(Items from a dataset)
template <int AXIS>
__global__ __launch_bounds__(kBX* kBY) void k_conv(float* __restrict__ dst, const float* __restrict__ src, F3dGeo g,
                                                   f3d::ConvTaps taps, int radius)
{
  const int x = blockIdx.x * kBX + threadIdx.x;
  const int y = blockIdx.y * kBY + threadIdx.y;
  const int z = g.z_lo + blockIdx.z;
  if (x >= g.W || y >= g.H) return;
  const int n = AXIS == 0 ? g.W : (AXIS == 1 ? g.H : g.D);
  const int i = AXIS == 0 ? x : (AXIS == 1 ? y : z);
  float sum = 0.f;
  for (int j = -radius; j <= radius; ++j) {
    const int s = i + j;
    float val = 0.f;
    if (s >= 0 && s < n) {
      const size_t a = AXIS == 0 ? f3d_row(g, y, z) + s : (AXIS == 1 ? f3d_row(g, s, z) + x : f3d_row(g, y, s) + x);
      val = src[a];
    }
    sum = sum + taps.k[radius - j] * val;
  }
  dst[f3d_row(g, y, z) + x] = sum;
}

__global__ __launch_bounds__(256) void k_abs_max(const float* __restrict__ f, F3dGeo g, unsigned* result)
{
  const int z = g.z_lo + blockIdx.z;
  float m = 0.f;
  for (int y = blockIdx.y; y < g.H; y += gridDim.y) {
    const size_t r = f3d_row(g, y, z);
    for (int x = threadIdx.x; x < g.W; x += blockDim.x) {
      const float v = fabsf(f[r + x]);
      if (v < __builtin_inff()) m = fmaxf(m, v);
    }
  }
  for (int off = 32; off > 0; off >>= 1) m = fmaxf(m, __shfl_down(m, off));
  __shared__ float wave_max[4];
  if ((threadIdx.x & 63) == 0) wave_max[threadIdx.x >> 6] = m;
  __syncthreads();
  if (threadIdx.x == 0) {
    m = fmaxf(fmaxf(wave_max[0], wave_max[1]), fmaxf(wave_max[2], wave_max[3]));
    atomicMax(result, __float_as_uint(m));
  }
}

struct FlowStats {
  unsigned min_bits, max_bits;
  double sum;
};
__global__ __launch_bounds__(256) void k_flow_stats(const float* __restrict__ u, const float* __restrict__ v,
                                                    const float* __restrict__ w, F3dGeo g, FlowStats* out)
{
  const int z = g.z_lo + blockIdx.z;
  float lo = __uint_as_float(0x7f7fffffu), hi = 0.f;
  double sum = 0.0;
  for (int y = blockIdx.y; y < g.H; y += gridDim.y) {
    const size_t r = f3d_row(g, y, z);
    for (int x = threadIdx.x; x < g.W; x += blockDim.x) {
      const float a = u[r + x], b = v[r + x], c = w[r + x];
      const float m = sqrtf(a * a + b * b + c * c);
      lo = fminf(lo, m);
      hi = fmaxf(hi, m);
      sum += static_cast<double>(m);
    }
  }
  for (int off = 32; off > 0; off >>= 1) {
    lo = fminf(lo, __shfl_down(lo, off));
    hi = fmaxf(hi, __shfl_down(hi, off));
    sum += __shfl_down(sum, off);
  }
  if ((threadIdx.x & 63) == 0) {
    atomicMin(&out->min_bits, __float_as_uint(lo));
    atomicMax(&out->max_bits, __float_as_uint(hi));
    atomicAdd(&out->sum, sum);
  }
}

» **Exercise objective**
For each line of the data that includes the word "unsigned", return a copy of it.

» **Task output**
__global__ __launch_bounds__(256) void k_abs_max(const float* __restrict__ f, F3dGeo g, unsigned* result)
  unsigned min_bits, max_bits;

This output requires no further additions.